Habe versucht den Angelführer vom Verlag Rapsbande zu bekommen. Ist aber derzeit nirgends dranzukommen.


----------



## Hering 58 (23. Oktober 2017)

*AW: Tipps zu Mommark/Fynshav Dänemark*

Sonst schreib doch mal matze2004 an,der kennt sich da aus.


----------



## Carsten Heidorn (24. Oktober 2017)

*AW: Tipps zu Mommark/Fynshav Dänemark*

ebenso kann man sich vertrauensvoll an Frank von WRS Charterboot wenden, nicht dass das hier zu einseitig wird


----------



## offense80 (24. Oktober 2017)

*AW: Tipps zu Mommark/Fynshav Dänemark*

Solltest du dir ein Boot bei Matze leihen, dann brauchst du dir um Koordinaten keine Sorgen machen. Bei der Einweisung auf das Boot wird Matze dir super Tipps geben wo du welchen Fisch am besten beangeln kannst, und die genauen Stellen sind im Kartenplotter schon eingetragen, brauchst du nur noch anfahren. Und ich kann mit 100% Gewissheit sagen, das die Stellen top sind. Konnte ich mich die letzten beiden Jahre selber von überzeugen. Einen besseren Rundum Service findest du nicht

http://www.mommark-charterboot.dk/


----------



## Gelöschtes Mitglied 205040 (24. Oktober 2017)

*AW: Tipps zu Mommark/Fynshav Dänemark*

Habe bei WRS ein Boot für ne Woche gechartert. Bin mir nur nicht sicher, ob ich das hinkriege die Hot Spots zu finden. Bin blutiger Anfänger in Sachen Meerangeln.#t

Was sind eure Erfahrungen auf der Insel?
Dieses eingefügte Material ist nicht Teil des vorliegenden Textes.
template <typename XHi, typename XLo, typename Extra>
__device__ __forceinline__ void step_w8(f32x16 (&acc)[2][2], f32x16 (&accS)[2][2], const h8 (&wcur)[2][2], const h8 (&xh)[2], h8 (&xl)[2],
                                        h8 (&wnext_hi)[2][2], const h8* __restrict__ wp_hi, h8 (&wnext_lo)[2][2], const h8* __restrict__ wp_lo,
                                        XHi xload_hi, XLo xload_lo, Extra extra) {
#pragma unroll
  for (int m = 0; m < 12; ++m) {
    const int t = m / 4, nb = (m % 4) / 2, fb = m % 2;
    if (t == 0) accS[nb][fb] = __builtin_amdgcn_mfma_f32_32x32x16_f16(wcur[nb][1], xh[fb], accS[nb][fb], 0, 0, 0);
    else if (t == 1) accS[nb][fb] = __builtin_amdgcn_mfma_f32_32x32x16_f16(wcur[nb][0], xl[fb], accS[nb][fb], 0, 0, 0);
    else acc[nb][fb] = __builtin_amdgcn_mfma_f32_32x32x16_f16(wcur[nb][0], xh[fb], acc[nb][fb], 0, 0, 0);
    __builtin_amdgcn_sched_barrier(0);
    if (m == 0) xload_hi(0);
    if (m == 1) xload_hi(1);
    if (m == 2) wnext_hi[0][0] = wp_hi[0];
    if (m == 4) wnext_lo[0][1] = wp_lo[64];
    if (m == 6) wnext_hi[1][0] = wp_hi[128];
    if (m == 8) xload_lo(0);
    if (m == 9) xload_lo(1);
    if (m == 10) wnext_lo[1][1] = wp_lo[192];
    extra(m);
    __builtin_amdgcn_sched_barrier(0);
  }
}

template <bool VEC4, bool NORM>
__device__ __forceinline__ void stage_e0_pass_w8(const Ctx& c, const Args& a, int64_t row0, int tid, int pass, int jw, int nbh,
                                                 f32x16 (&acc)[2][2], f32x16 (&accS)[2][2]) {
  constexpr int NB = 2, NFB = 2;
  constexpr int WSTEP = 4 * 2 * 64;
  const int F = a.F;
  const int nslab = (int)c.hdr.k8_e0 / XS_STEPS;

  const int srow = tid >> 3, scol = (tid & 7) * 4;
  int64_t r = row0 + srow;
  const bool live = r < a.B;
  r = live ? r : a.B - 1;
  const float* p = a.x + r * a.ldx;
  double ipd = 1.0, rcp = 1.0, ra = 0.0, rb = 0.0, rc = 0.0;
  if (NORM) {
    const double dx = (double)p[99] - (double)p[789], dy = (double)p[100] - (double)p[790], dz = (double)p[101] - (double)p[791];
    ipd = sqrt(fma(dz, dz, fma(dy, dy, dx * dx)));
    if (ipd == 0.0) ipd = 1e-6;
    rcp = 1.0 / ipd;
    const double x0 = (double)p[3], y0 = (double)p[4], z0 = (double)p[5];
    const int ph = scol % 3;
    ra = ph == 0 ? x0 : (ph == 1 ? y0 : z0);
    rb = ph == 0 ? y0 : (ph == 1 ? z0 : x0);
    rc = ph == 0 ? z0 : (ph == 1 ? x0 : y0);
  }
  unsigned nzbits = 0u;
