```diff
+    print("K = %d, %d launches per window, %d alternating windows per path" % (a.k, a.reps, a.rounds))
+    print("%-34s %10s %10s %8s %11s %11s %11s %11s %9s" % ("product", "old ms", "new ms", "speedup", "old e/terms",
+                                                          "new e/terms", "old e/ref", "new e/ref", "new GB/s"))
+    tot_old = tot_new = 0.0
+    gen = torch.Generator(device="cuda").manual_seed(0)
+    for name, m, n in SHAPES:
+        x = torch.randn(a.k, m, device="cuda", generator=gen)
+        g = torch.randn(a.k, n, device="cuda", generator=gen)
+        new = Fn._xt_g(x, g)
+        old = slab_bmm(x, g)
+        ref = x.double().t() @ g.double()
+        terms = x.double().abs().t() @ g.double().abs()
+        e_old, e_new = errors(old, ref, terms), errors(new, ref, terms)
+        del ref, terms
+        t_old, t_new = [], []
+        for _ in range(a.rounds):
+            t_old.append(time_ms(lambda: slab_bmm(x, g), a.reps))
+            t_new.append(time_ms(lambda: Fn._xt_g(x, g), a.reps))
+        mo, mn = sorted(t_old)[len(t_old) // 2], sorted(t_new)[len(t_new) // 2]
+        tot_old += mo
+        tot_new += mn
+        gbs = (x.numel() + g.numel()) * 4 / (mn * 1e-3) / 1e9
+        print("%-34s %10.3f %10.3f %7.2fx %11.2e %11.2e %11.2e %11.2e %9.0f" % (name, mo, mn, mo / mn, e_old[0], e_new[0],
+                                                                             e_old[1], e_new[1], gbs))
+        print("    spread (min..max ms): old %.3f..%.3f  new %.3f..%.3f" % (min(t_old), max(t_old), min(t_new), max(t_new)))
+        del x, g
+        torch.cuda.empty_cache()
+    print("total of the four products: old %.2f ms, new %.2f ms (%.2fx)" % (tot_old, tot_new, tot_old / tot_new))
+
+
+if __name__ == "__main__":
+    main()
```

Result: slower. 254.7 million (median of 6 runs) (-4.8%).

Kriegt man ordentliche Dorsche an den Haken?


----------



## Emsfischer_67 (24. Oktober 2017)

*AW: Tipps zu Mommark/Fynshav Dänemark*

ich denke das mit den ordentlich dicken Dorschen kannst vergessen, damit die Entäuschung nicht zu groß wird solltest du dir Zeug für Plattfische mit einpacken....die gehen immer


----------



## Franz_16 (24. Oktober 2017)

*AW: Tipps zu Mommark/Fynshav Dänemark*



Forellenangler87 schrieb:


> Habe bei WRS ein Boot für ne Woche gechartert. Bin mir nur nicht sicher, ob ich das hinkriege die Hot Spots zu finden. Bin blutiger Anfänger in Sachen Meerangeln.#t
> 
> Was sind eure Erfahrungen auf der Insel? Kriegt man ordentliche Dorsche an den Haken?



Auch bei Frank (WRS) bist du in guten Händen. 

Man muss wohl lange suchen um zwei so gute Bootsvermieter wie in Mommark und Fynnshav zu finden. Von daher hast du mit der Wahl deines Zielgebietes schonmal vieles richtig gemacht. 

Als blutiger Anfänger wäre es vielleicht nicht so schlecht, ein Guiding zu buchen. Frank bietet das meines Wissens nach an - frag ihn mal danach. 

Aktuell werden zwar keine Massen gefangen, aber doch sehr schöne Exemplare. Die Chance auf einen schönen Dorsch ist also schon da. Alternativ kannst du wie gesagt auch noch auf Plattfisch angeln.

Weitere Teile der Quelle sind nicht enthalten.